If you’re really worried about 80 watts of power, I don’t think you have your priorities right at home.
hahaha “I don’t think you have your priorities right” is a funny way to put it
everything has trade offs and people are gonna land at different spots on that spectrum. Personally, i’m pleased with my 8 core ‘supercomputer’ that stays cool even with the stock cooling solution and doesn’t toast my vintage power supply with a dead fan :P
80 Watts of IDLE per server soon adds up to something stupidly unreasonably for the average home labber and if they are in Europe (etc) with comparatively high energy prices it gets even worse.
800 watt of compute per server while its running flat out might be perfectly acceptable, but most home lab folks will have their “rack of servers” with only ever one or two of them working hard at a time – So that idle power draw for the 4U unit of these things would be a killer cost efficiency wise that far outstrips any small cost saving in the initial purchase here over their lifetime.
Here in the UK where electric is stupidly expensive that on 4U rack unit idling but all nodes on would be in the buying a pint at at least outside of London and posh pubs per day, every day, (Note not a recommendation) where something idling in the usual 15-25w sort of range most home labbers seem to get when they don’t even really try the total for the same number of nodes…
The only way it doesn’t matter is if the system is only on while you are actively using it – in which case awful idle doesn’t matter very much, as while it might get to a more idle state sometimes its going to actually be working.
I bought one on AliExpress 2 days ago for 159€ (179€ – 20€ coupon) including VAT and shipping to France. I don’t know if there will be import taxes.
Lien ? Si ça inclut la TVA, ça veut dire que le prix de base est < 150 donc normalement pas de taxe.

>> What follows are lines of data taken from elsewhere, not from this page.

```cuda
inline const char* tma_map_2d(CUtensorMap* m, const void* base, long long cols, long long rows, long long ld, int box_rows, int kb) {
  PFN_tensorMapEncodeTiled enc = tma_encoder();
  if (!enc) return "cuTensorMapEncodeTiled entry point not available";
  cuuint64_t dims[2] = {(cuuint64_t)cols, (cuuint64_t)rows};
  cuuint64_t strides[1] = {(cuuint64_t)ld * 2};
  cuuint32_t box[2] = {(cuuint32_t)kb, (cuuint32_t)box_rows};
  cuuint32_t es[2] = {1, 1};
  if (((uintptr_t)base & 15) || (strides[0] & 15) || box_rows < 1 || box_rows > 256) return "tma_map_2d: alignment / box";
  CUresult r = enc(m, CU_TENSOR_MAP_DATA_TYPE_BFLOAT16, 2, const_cast<void*>(base), dims, strides, box, es, CU_TENSOR_MAP_INTERLEAVE_NONE,
                   kb == 32 ? CU_TENSOR_MAP_SWIZZLE_64B : CU_TENSOR_MAP_SWIZZLE_128B, CU_TENSOR_MAP_L2_PROMOTION_L2_128B,
                   CU_TENSOR_MAP_FLOAT_OOB_FILL_NONE);
  return r == CUDA_SUCCESS ? nullptr : "cuTensorMapEncodeTiled (2d) failed";
}

inline const char* tma_map_halo(CUtensorMap* m, const void* base, int B, int H, int W, int ld) {
  PFN_tensorMapEncodeTiled enc = tma_encoder();
  if (!enc) return "cuTensorMapEncodeTiled entry point not available";
  cuuint64_t dims[4] = {(cuuint64_t)ld, (cuuint64_t)W, (cuuint64_t)H, (cuuint64_t)B};
  cuuint64_t strides[3] = {(cuuint64_t)ld * 2, (cuuint64_t)W * ld * 2, (cuuint64_t)H * W * ld * 2};
  cuuint32_t box[4] = {64, (cuuint32_t)kHtHaloW, (cuuint32_t)kHtHaloH, 1};
  cuuint32_t es[4] = {1, 1, 1, 1};
  if (((uintptr_t)base & 15) || (strides[0] & 15)) return "tma_map_halo: alignment";
  CUresult r = enc(m, CU_TENSOR_MAP_DATA_TYPE_BFLOAT16, 4, const_cast<void*>(base), dims, strides, box, es, CU_TENSOR_MAP_INTERLEAVE_NONE,
                   CU_TENSOR_MAP_SWIZZLE_128B, CU_TENSOR_MAP_L2_PROMOTION_L2_128B, CU_TENSOR_MAP_FLOAT_OOB_FILL_NONE);
  return r == CUDA_SUCCESS ? nullptr : "cuTensorMapEncodeTiled (halo) failed";
}

inline int tma_pick_bn(int N, int mode) {
  const int tiles = cdiv(N, 256);
  int bn = cdiv(cdiv(N, tiles), 32) * 32;
  if (mode == MODE_HALO) bn = bn <= 32 ? 32 : (bn <= 64 ? 64 : (bn <= 128 ? 128 : 256));
  return bn;
}

inline int tma_pick_bn_gemm(long long M, int N, int K, int sm_count) {
  const int base = tma_pick_bn(N, MODE_GEMM);
  const long long mt = cdivl(M, 128);
  if (mt * cdiv(N, base) * 4 > 3LL * sm_count) return base;
  int best = base;
  double best_cost = 1e30;
  for (int bn = base; bn >= 32; bn -= 32) {
    const long long tiles = mt * cdiv(N, bn);
    const double waves = (double)cdivl(tiles, sm_count);
    const double mma = 3.0 * bn, load = 1.6 * (128 + bn);
    const double cost = waves * ((K / 16) * (mma > load ? mma : load) + 3000.0);
    if (cost < best_cost - 1e-9) { best_cost = cost; best = bn; }
  }
  return best;
}

inline int tma_pick_kb(int bn, int K, int mode) {
  const int lim = mode == MODE_HALO ? 128 : 64;
  return (bn <= lim && K % 64 == 0) ? 64 : 32;
}

inline void tma_pick_tile(int mode, long long M, int N, int K, int sm_count, int& bn, int& kb) {
  bn = mode == MODE_GEMM ? tma_pick_bn_gemm(M, N, K, sm_count) : tma_pick_bn(N, mode);
  kb = tma_pick_kb(bn, K, mode);
}

constexpr int kPingPongKMax = 512;
inline bool tma_pick_pingpong(long long M, int N, int K, int bn, int sm_count) {
  return K <= kPingPongKMax && cdivl(M, 64) * cdiv(N, bn) >= 2LL * sm_count;
}

struct PredTail { const float* w; const float* b; float* out; int nc, mode; };

template <int BN, int MODE, int KB, bool PP = false, int NP = 3>
inline cudaError_t gemm_tma_launch_bn(const TmaMaps& maps, const TmaGemmParams& p, int sm_count, cudaStream_t st, const PredTail* pred) {
  using Cfg = TmaCfg<BN, MODE, KB, PP, NP>;
  const int tiles_x = MODE == MODE_HALO ? cdiv(p.W, kHtTileW) : 0, tiles_y = MODE == MODE_HALO ? cdiv(p.H, kHtTileH) : 0;
  const long long m_tiles = MODE == MODE_GEMM ? cdiv(p.M, Cfg::kTileM) : (long long)p.B * tiles_x * tiles_y;
  const long long total = m_tiles * cdiv(p.N, BN) * p.groups;
  const unsigned grid = (unsigned)(total < sm_count ? total : sm_count);
  if (MODE == MODE_HALO && ((p.Cin == 64 && 9 * (64 / KB) <= Cfg::kStages && (p.groups > 1 || cdiv(p.N, BN) > 1)) || pred)) {
    cudaError_t last = cudaSuccess;
    for (int g = 0; g < p.groups; ++g)
      for (int nt = 0; nt < cdiv(p.N, BN); ++nt) {
        TmaGemmParams q = p;
        q.groups = 1;
        q.a_c0 = p.a_c0 + g * p.a_gc;
        q.bias = p.bias ? p.bias + (long long)g * p.bias_gstride : nullptr;
        q.c_coff = p.c_coff + g * p.c_gcoff; q.s_coff = p.s_coff + g * p.s_gcoff;
        q.r_coff = p.r_coff + g * p.r_gcoff; q.r2_coff = p.r2_coff + g * p.r2_gcoff;
        q.b_row0 = g * p.N;
        if (pred) { q.pred_w = pred[g].w; q.pred_b = pred[g].b; q.pred_out = pred[g].out; q.pred_nc = pred[g].nc; q.pred_mode = pred[g].mode; }
        if (cdiv(p.N, BN) > 1) return cudaErrorInvalidValue;
        const unsigned gr = (unsigned)(m_tiles < sm_count ? m_tiles : sm_count);
        last = launch_pdl(gemm_tma_kernel<BN, MODE, KB, false, NP>, dim3(gr), dim3(kTmaThreads), Cfg::kSmemBytes, st, maps, q, tiles_x, tiles_y);
        if (last != cudaSuccess) return last;
      }
    return last;
  }
  return launch_pdl(gemm_tma_kernel<BN, MODE, KB, PP, NP>, dim3(grid), dim3(kTmaThreads), Cfg::kSmemBytes, st, maps, p, tiles_x, tiles_y);
}

#define PF_TMA_VARIANTS(X)                                                                                                  \
  X(256, MODE_GEMM, 32) X(224, MODE_GEMM, 32) X(192, MODE_GEMM, 32) X(160, MODE_GEMM, 32) X(128, MODE_GEMM, 32) X(96, MODE_GEMM, 32) \
  X(64, MODE_GEMM, 32) X(32, MODE_GEMM, 32) X(64, MODE_GEMM, 64) X(32, MODE_GEMM, 64)                                        \
  X(256, MODE_HALO, 32) X(128, MODE_HALO, 64) X(64, MODE_HALO, 64) X(32, MODE_HALO, 64)
#define PF_TMA_PINGPONG_VARIANTS(X)                                                                                         \
  X(256, 32) X(224, 32) X(192, 32) X(160, 32) X(128, 32) X(96, 32) X(64, 32) X(32, 32) X(64, 64) X(32, 64)

template <int NP>
inline cudaError_t gemm_tma_configure_np() {
  cudaError_t e = cudaSuccess;
#define PF_TMA_CFG(BN_, MODE_, KB_)                                                                                          \
  if (e == cudaSuccess) e = cudaFuncSetAttribute(gemm_tma_kernel<BN_, MODE_, KB_, false, NP>, cudaFuncAttributeMaxDynamicSharedMemorySize, TmaCfg<BN_, MODE_, KB_, false, NP>::kSmemBytes);
  PF_TMA_VARIANTS(PF_TMA_CFG)
#undef PF_TMA_CFG
#define PF_TMA_CFG_PP(BN_, KB_)                                                                                               \
  if (e == cudaSuccess) e = cudaFuncSetAttribute(gemm_tma_kernel<BN_, MODE_GEMM, KB_, true, NP>, cudaFuncAttributeMaxDynamicSharedMemorySize, TmaCfg<BN_, MODE_GEMM, KB_, true, NP>::kSmemBytes);
  PF_TMA_PINGPONG_VARIANTS(PF_TMA_CFG_PP)
#undef PF_TMA_CFG_PP
  return e;
}
inline cudaError_t gemm_tma_configure_device(int np) {
  return np == 1 ? gemm_tma_configure_np<1>() : (np == 3 ? gemm_tma_configure_np<3>() : cudaErrorInvalidValue);
}

template <int NP>
inline int tma_stages_np(int mode, int bn, int kb, bool pp) {
#define PF_TMA_NS(BN_, MODE_, KB_) if (!pp && mode == MODE_ && bn == BN_ && kb == KB_) return TmaCfg<BN_, MODE_, KB_, false, NP>::kStages;
  PF_TMA_VARIANTS(PF_TMA_NS)
#undef PF_TMA_NS
#define PF_TMA_NS_PP(BN_, KB_) if (pp && mode == MODE_GEMM && bn == BN_ && kb == KB_) return TmaCfg<BN_, MODE_GEMM, KB_, true, NP>::kStages;
  PF_TMA_PINGPONG_VARIANTS(PF_TMA_NS_PP)
#undef PF_TMA_NS_PP
  return 0;
}
inline int tma_stages(int mode, int bn, int kb, bool pp, int np) {
  return np == 1 ? tma_stages_np<1>(mode, bn, kb, pp) : (np == 3 ? tma_stages_np<3>(mode, bn, kb, pp) : 0);
}

inline const char* gemm_tma_check(int mode, const TmaGemmParams& p, int bn, int kb, bool pred, bool pp, int np) {
  const int ns = tma_stages(mode, bn, kb, pp, np);
  if (!ns) return pp ? "no ping-pong engine instantiation for this (mode, bn, kb)" : "no engine instantiation for this (mode, bn, kb)";
  if (mode == MODE_GEMM) return p.K % kb ? "GEMM mode: K must be a multiple of the K step" : nullptr;
  if (p.phase4 && (p.N != 128 || bn != 128)) return "phase4 needs N = 128 in one 128-wide tile";
  if (pred && bn != (p.phase4 ? 128 : 32)) return "the fused prediction tail needs N = 32 (phase4: 128) in one tile";
  const bool resident = p.Cin == 64 && 9 * (64 / kb) <= ns;
  if ((resident || pred) && cdiv(p.N, bn) > 1) return "resident weights (Cin = 64) and the prediction tail need one N tile per launch";
  return nullptr;
}

template <int NP>
inline cudaError_t gemm_tma_launch_np(int mode, const TmaMaps& maps, const TmaGemmParams& p, int bn, int kb, bool pp, int sm_count, cudaStream_t st,
                                      const PredTail* pred) {
#define PF_TMA_CASE(BN_, MODE_, KB_) if (!pp && mode == MODE_ && bn == BN_ && kb == KB_) return gemm_tma_launch_bn<BN_, MODE_, KB_, false, NP>(maps, p, sm_count, st, pred);
  PF_TMA_VARIANTS(PF_TMA_CASE)
#undef PF_TMA_CASE
#define PF_TMA_CASE_PP(BN_, KB_) if (pp && mode == MODE_GEMM && bn == BN_ && kb == KB_) return gemm_tma_launch_bn<BN_, MODE_GEMM, KB_, true, NP>(maps, p, sm_count, st, pred);
  PF_TMA_PINGPONG_VARIANTS(PF_TMA_CASE_PP)
#undef PF_TMA_CASE_PP
  return cudaErrorInvalidValue;
}
inline cudaError_t gemm_tma_launch(int mode, const TmaMaps& maps, const TmaGemmParams& p, int bn, int kb, bool pp, int np, int sm_count, cudaStream_t st,
                                   const PredTail* pred = nullptr) {
  if (np == 1) return gemm_tma_launch_np<1>(mode, maps, p, bn, kb, pp, sm_count, st, pred);
  if (np == 3) return gemm_tma_launch_np<3>(mode, maps, p, bn, kb, pp, sm_count, st, pred);
  return cudaErrorInvalidValue;
}

}
```

Measured before the change: 787.6.

## Fuse ConvNeXt MLP pointwise GEMMs into one TMA kernel keeping hidden in smem

Adds a MODE_MLP variant of the TMA/wgmma GEMM kernel that computes pw1 + bias + GELU into a 64-wide hidden chunk in shared memory, splits it to bf16 hi/lo, and immediately accumulates it through pw2 into the output accumulator. The param-net ConvNeXt blocks with C=96 use it instead of two separate GEMMs. This avoids writing and re-reading the 4C hidden activation through global memory and removes one launch per block. The cost is serialised per-chunk work (wait<0>, named barriers, GELU in the consumer warps) and fewer ring stages because of the extra y/hidden buffers.

```diff
diff --git a/include/pf_b200.h b/include/pf_b200.h
--- a/include/pf_b200.h
+++ b/include/pf_b200.h
@@ -161,6 +161,8 @@
 } pf_tma_op;
 int pf_op_tma(pf_tma_op* op, void* stream);
 int pf_op_tma_bf16(pf_tma_op* op, void* stream);
+int pf_op_mlp(const void* y_hi, const void* y_lo, int ldy, int64_t M, int C, int hidden, const void* w1_hi, const void* w1_lo, const float* b1,
+              const void* w2_hi, const void* w2_lo, const float* b2, const float* gamma, float* x, int fused, int bf16, void* stream);
 int pf_op_conv1_ring(const void* c_hi, const void* c_lo, int B, int H, int W, const float* wf, const float* bias, float* out,
                      const float* pg_w, const float* pg_b, float* pg_out, const float* pl_w, const float* pl_b, float* pl_out, void* stream);
 int pf_tma_pick_tile(int mode, int64_t M, int N, int K, int sm_count, int* bn, int* kb);
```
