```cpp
constexpr int li_rec_len(int W) { return 1 + 12 * W + 6 * W + 36 * W * W; }
constexpr int li_out_len(int W) { return 6 * W + 12 * W + 1; }
template <int W, bool DBG>
__device__ __forceinline__ int lm_solve_body4(LMState* st, int c, double* lds, const double* __restrict__ li_rec = nullptr, double* __restrict__ li_out = nullptr,
                                               unsigned li_seq = 0) {
  using C = S4<W>;
  LMCtl& ctl = st->ctl[c];
  const int loop_done = ctl.done;
  constexpr int n = C::N, M = C::M, B = C::B;
  const int tid = threadIdx.x, lane = tid & 63;
  const int wave = __builtin_amdgcn_readfirstlane(tid >> 6);
  dbg_stamp(DBG && wave == 0, 4000, 0);
  dbg_stamp(DBG && wave == 0, 4000, 1);
  const double u = li_rec ? li_rec[0] : ctl.u;
  const double* __restrict__ li_x = li_rec ? li_rec + 1 : nullptr;
  const double* __restrict__ li_e = li_rec ? li_rec + 1 + 12 * W : nullptr;
  const double* __restrict__ li_E = li_rec ? li_rec + 1 + 18 * W : nullptr;
  const bool row_ok = lane < M;
  const int gi_row = row_ok ? 6 + lane : 0;

  constexpr int NQ = (B + S4_WAVES - 1) / S4_WAVES;
  double a0[NQ > 0 ? NQ : 1][6];
#pragma unroll
  for (int q = 0; q < NQ; q++) {
    const int b = wave + S4_WAVES * q;
    const int bb = b < B ? b : 0;
#pragma unroll
    for (int cc = 0; cc < 6; cc++) {
      const int col = 6 + 6 * bb + cc;
      const double h = st->Hwork[(size_t)col * n + gi_row];
      const double add = (li_E && gi_row >= 6 + 6 * bb) ? li_E[(size_t)col * n + gi_row] : 0.0;
      a0[q][cc] = row_ok ? (((col == gi_row) ? h + u * h : h) + add) : 0.0;
    }
  }
  double hii = 0.0, gi = 0.0, rhs0 = 0.0;
  double xcur[12];
  if (wave == 0) {
    hii = st->Hwork[(size_t)gi_row * n + gi_row];
    gi = st->Jwork[gi_row];
    const int fl = lane < W ? lane : 0;
#pragma unroll
    for (int k = 0; k < 12; k++) xcur[k] = li_x ? li_x[12 * fl + k] : ctl.x[12 * fl + k];
  }
  if (wave == 1 % S4_WAVES) rhs0 = row_ok ? (li_e ? li_e[gi_row] : 0.0) - st->Jwork[gi_row] : 0.0;
  if (loop_done) return 1;
  if (wave < B) s4_store_row(lds + C::TC + wave * S4_BLK + lane * S4_ROW, a0[0]);
  dbg_stamp(DBG && wave == 0, 4000, 2);

  int ap0 = -1, ap1 = -1, ap2 = -1;
  for (int s = 0; s < B; s++) {
    const int owner = s & (S4_WAVES - 1);
    double Ld[21], inv[6], g[6];
    if (wave == owner) {
      const int sq = s >> 2;
      const int ap = sq == 0 ? ap0 : (sq == 1 ? ap1 : ap2);
      double* trow = lds + C::TC + s * S4_BLK + lane * S4_ROW;
      double a[6];
      dbg_stamp(DBG, 4010 + s, 0);
      s4_load_row(trow, a);
      for (int t = ap + 1; t < s; t++) s4_apply<W>(lds, t, s, lane, a);
      if (DBG) { asm volatile("" :: "v"(a[0]), "v"(a[5])); dbg_stamp(true, 4010 + s, 1); }
      s4_store_row(trow, a);
      __builtin_amdgcn_wave_barrier();
      {
        const double* dr = lds + C::TC + s * S4_BLK + (6 * s) * S4_ROW;
        const s4v2 r0 = *reinterpret_cast<const s4v2*>(dr);
        const s4v2 r1 = *reinterpret_cast<const s4v2*>(dr + 6);
        const s4v2 r2a = *reinterpret_cast<const s4v2*>(dr + 12), r2b = *reinterpret_cast<const s4v2*>(dr + 14);
        const s4v2 r3a = *reinterpret_cast<const s4v2*>(dr + 18), r3b = *reinterpret_cast<const s4v2*>(dr + 20);
        const s4v2 r4a = *reinterpret_cast<const s4v2*>(dr + 24), r4b = *reinterpret_cast<const s4v2*>(dr + 26), r4c = *reinterpret_cast<const s4v2*>(dr + 28);
        const s4v2 r5a = *reinterpret_cast<const s4v2*>(dr + 30), r5b = *reinterpret_cast<const s4v2*>(dr + 32), r5c = *reinterpret_cast<const s4v2*>(dr + 34);
        Ld[0] = r0[0];
        Ld[1] = r1[0]; Ld[2] = r1[1];
        Ld[3] = r2a[0]; Ld[4] = r2a[1]; Ld[5] = r2b[0];
        Ld[6] = r3a[0]; Ld[7] = r3a[1]; Ld[8] = r3b[0]; Ld[9] = r3b[1];
        Ld[10] = r4a[0]; Ld[11] = r4a[1]; Ld[12] = r4b[0]; Ld[13] = r4b[1]; Ld[14] = r4c[0];
        Ld[15] = r5a[0]; Ld[16] = r5a[1]; Ld[17] = r5b[0]; Ld[18] = r5b[1]; Ld[19] = r5c[0]; Ld[20] = r5c[1];
      }
      if (DBG) { asm volatile("" :: "v"(Ld[0]), "v"(Ld[20])); dbg_stamp(true, 4010 + s, 2); }
      s4_ldl6(Ld, inv);
      if (DBG) { asm volatile("" :: "v"(inv[5])); dbg_stamp(true, 4010 + s, 3); }
      double l[6];
#pragma unroll
      for (int p = 0; p < 6; p++) {
        double acc = a[p];
#pragma unroll
        for (int q = 0; q < p; q++) acc = fma(-g[q], Ld[p * (p + 1) / 2 + q], acc);
        g[p] = acc;
        l[p] = acc * inv[p];
      }
      s4_store_row(trow, l);
      s4_store_row(lds + C::G + s * S4_GSLOT + lane * S4_ROW, g);
      if (sq == 0) ap0 = s; else if (sq == 1) ap1 = s; else ap2 = s;
      dbg_stamp(DBG, 4010 + s, 4);
    }
    if (s == 0) {
#pragma unroll
      for (int q = 1; q < NQ; q++) {
        const int b = wave + S4_WAVES * q;
        if (b < B) s4_store_row(lds + C::TC + b * S4_BLK + lane * S4_ROW, a0[q]);
      }
      if (wave == 1 % S4_WAVES) lds[C::BV + lane] = rhs0;
    }
    if (s < 9) dbg_stamp(DBG, 4000 + wave, 6 + 2 * s);
    __syncthreads();
    if (s < 9) dbg_stamp(DBG, 4000 + wave, 7 + 2 * s);
    if (wave == owner) {
      double bb[6];
      s4_load_row(lds + C::BV + 6 * s, bb);
      double br = lds[C::BV + lane];
      double z[6];
#pragma unroll
      for (int p = 0; p < 6; p++) {
        double acc = bb[p];
#pragma unroll
        for (int q = 0; q < p; q++) acc = fma(-bb[q], Ld[p * (p + 1) / 2 + q], acc);
        bb[p] = acc;
        z[p] = acc * inv[p];
      }
#pragma unroll
      for (int p = 0; p < 6; p++) br = fma(-g[p], z[p], br);
      const int d = lane - 6 * s;
      double zsel = z[0];
#pragma unroll
      for (int p = 1; p < 6; p++) zsel = (d == p) ? z[p] : zsel;
      if (d >= 0 && d < 6) lds[C::ZV + lane] = zsel;
      else lds[C::BV + lane] = br;
    }
    const bool next_owner = (s + 1 < B) && wave == ((s + 1) & (S4_WAVES - 1));
    if (!next_owner) {
      int budget = 2;
#pragma unroll
      for (int q = 0; q < (B + S4_WAVES - 1) / S4_WAVES; q++) {
        const int b = wave + S4_WAVES * q;
        int ap = q == 0 ? ap0 : (q == 1 ? ap1 : ap2);
        const bool must = b == s + 2;
        if (b > s && b < B && ap < s && (must || budget > 0)) {
          double* trow = lds + C::TC + b * S4_BLK + lane * S4_ROW;
          double T[6];
          s4_load_row(trow, T);
          while (ap < s && (must || budget > 0)) {
            s4_apply<W>(lds, ap + 1, b, lane, T);
            ap++;
            budget--;
          }
          s4_store_row(trow, T);
          if (q == 0) ap0 = ap; else if (q == 1) ap1 = ap; else ap2 = ap;
        }
      }
    }
  }
  __syncthreads();
  dbg_stamp(DBG && wave == 0, 4000, 3);
  if (wave != 0) return 0;

  double x = row_ok ? lds[C::ZV + lane] : 0.0;
  if constexpr (B > 0) {
    const int jb = (row_ok ? lane : 0) / 6, jc = (row_ok ? lane : 0) % 6;
    const double* lcol = lds + C::TC + jb * S4_BLK + jc;
    double Lr[6], Ln[6];
#pragma unroll
    for (int k = 0; k < 6; k++) Lr[k] = lcol[(M - 1 - k) * S4_ROW];
    for (int rb = B - 1; rb >= 0; rb--) {
      if (rb > 0) {
#pragma unroll
        for (int k = 0; k < 6; k++) Ln[k] = lcol[(6 * rb - 1 - k) * S4_ROW];
      }
#pragma unroll
      for (int k = 0; k < 6; k++) {
        const int r = 6 * rb + 5 - k;
        const double xr = readlane_f64(x, r);
        x = (lane < r) ? fma(-Lr[k], xr, x) : x;
      }
#pragma unroll
      for (int k = 0; k < 6; k++) Lr[k] = Ln[k];
    }
  }
  dbg_stamp(DBG, 4000, 4);
  if (row_ok) st->dxi[6 + lane] = x;
  if (lane < 6) st->dxi[lane] = 0.0;
  double* xs = lds + C::XS;
  if (lane < 6) xs[lane] = 0.0;
  if (row_ok) xs[6 + lane] = x;
  __builtin_amdgcn_wave_barrier();
  if (lane < W) {
    double dl[6];
#pragma unroll
    for (int k = 0; k < 6; k++) dl[k] = xs[6 * lane + k];
    double xn[9];
    lm_right_multiply_exp(xcur, dl, xn);
#pragma unroll
    for (int k = 0; k < 9; k++) __hip_atomic_store(&ctl.xt[12 * lane + k], xn[k], __ATOMIC_RELAXED, __HIP_MEMORY_SCOPE_AGENT);
#pragma unroll
    for (int k = 0; k < 3; k++) __hip_atomic_store(&ctl.xt[12 * lane + 9 + k], xcur[9 + k] + dl[3 + k], __ATOMIC_RELAXED, __HIP_MEMORY_SCOPE_AGENT);
    if (li_out) {
#pragma unroll
      for (int k = 0; k < 9; k++) li_out[6 * W + 12 * lane + k] = xn[k];
#pragma unroll
      for (int k = 0; k < 3; k++) li_out[6 * W + 12 * lane + 9 + k] = xcur[9 + k] + dl[3 + k];
    }
  }
  if (li_out) {
    if (row_ok) li_out[6 + lane] = x;
    if (lane < 6) li_out[lane] = 0.0;
    asm volatile("s_waitcnt vmcnt(0)" ::: "memory");
    __builtin_amdgcn_wave_barrier();
    if (lane == 0) li_out[18 * W] = (double)li_seq;
  }
  double part = row_ok ? x * (u * hii * x - gi) : 0.0;
#pragma unroll
  for (int off = 32; off > 0; off >>= 1) part += __shfl_down(part, off);
  if (lane == 0) ctl.q1 = 0.5 * part;
  if (DBG) { asm volatile("s_waitcnt vmcnt(0)" ::: "memory"); dbg_stamp(true, 4000, 5); }
  return 0;
}
```

Before: 21240 iterations/s.

## Pin panel factorization to wave 0 and fold RHS into the factored panel

```diff
diff --git a/voxel-slam_amd/csrc/vxba_solve4.hpp b/voxel-slam_amd/csrc/vxba_solve4.hpp
--- a/voxel-slam_amd/csrc/vxba_solve4.hpp
+++ b/voxel-slam_amd/csrc/vxba_solve4.hpp
@@ -13,11 +13,10 @@
   static constexpr int N = 6 * W, M = N - 6, B = W - 1;
   static constexpr int TC = 0;
   static constexpr int G = TC + (B > 0 ? B : 1) * S4_BLK;
-  static constexpr int BV = G + (B > 0 ? B : 1) * S4_GSLOT;
-  static constexpr int ZV = BV + 64;
-  static constexpr int XS = ZV + 64;
+  static constexpr int XS = G + (B > 0 ? B : 1) * S4_GSLOT;
   static constexpr int DOUBLES = XS + 64;
 };
+static_assert(6 * 10 - 6 < 64, "the right-hand side is row M of the block columns: M < 64 lanes");
 
 __device__ __forceinline__ double s4_rcp(double d) {
   const double r = __builtin_amdgcn_rcp(d);
@@ -73,6 +72,7 @@
 
 constexpr int li_rec_len(int W) { return 1 + 12 * W + 6 * W + 36 * W * W; }
 constexpr int li_out_len(int W) { return 6 * W + 12 * W + 1; }
+constexpr int S4_HELPERS = S4_WAVES - 1;
 template <int W, bool DBG>
 __device__ __forceinline__ int lm_solve_body4(LMState* st, int c, double* lds, const double* __restrict__ li_rec = nullptr, double* __restrict__ li_out = nullptr,
                                                unsigned li_seq = 0) {
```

These used to be $50usd not that long ago
At least, I got one for that price, they were all around that at the time…
Don’t reward the scalpers! If you buy one for $250+ you’re gonna have a mediocre machine that’s only worth $120. It will probably be e-waste in 2-3 years.
These modules used to be crazy cheap but then a couple of patches to fix linux kernel support for these playstation APUs landed, phoronix wrote an article about it, and the prices for all of them instantly started doubling. Not really worth it anymore.
I saw one of these on ebay the other day and gave it some thought for awhile, I dont have the spare cash to burn on something like this, but I am sucker for odd quirky unusual hardware. But the only real reasons why I would actually blow cash on this type of equipment would be if either I could play games on it, or if it could run Folding@Home or Boinc workloads, and according to the other commenters here it pretty much sucks at everything except for generating hashes. And apparently since scalpers are interested in them, maybe hoping for another surge of crypto farming, I hope some scalper ends up with an entire garage full of them getting no sales.
Lol.. Don’t be a hater. Sony released these APU’s to Asrock to prevent e-waste.. Little did they know the open source community would make them work as little linux boxes. They will never be worthless now that they have roaring support for a rather large community. We should all be happy they haven’t been dumped into the bottom of a landfill. If you did your homework.. They’re essentially a Ryzen 2600x + RX6600 with 16GB DDR6 unified memory. If you knew anything about anything you could get these singing with diskless pxe boot.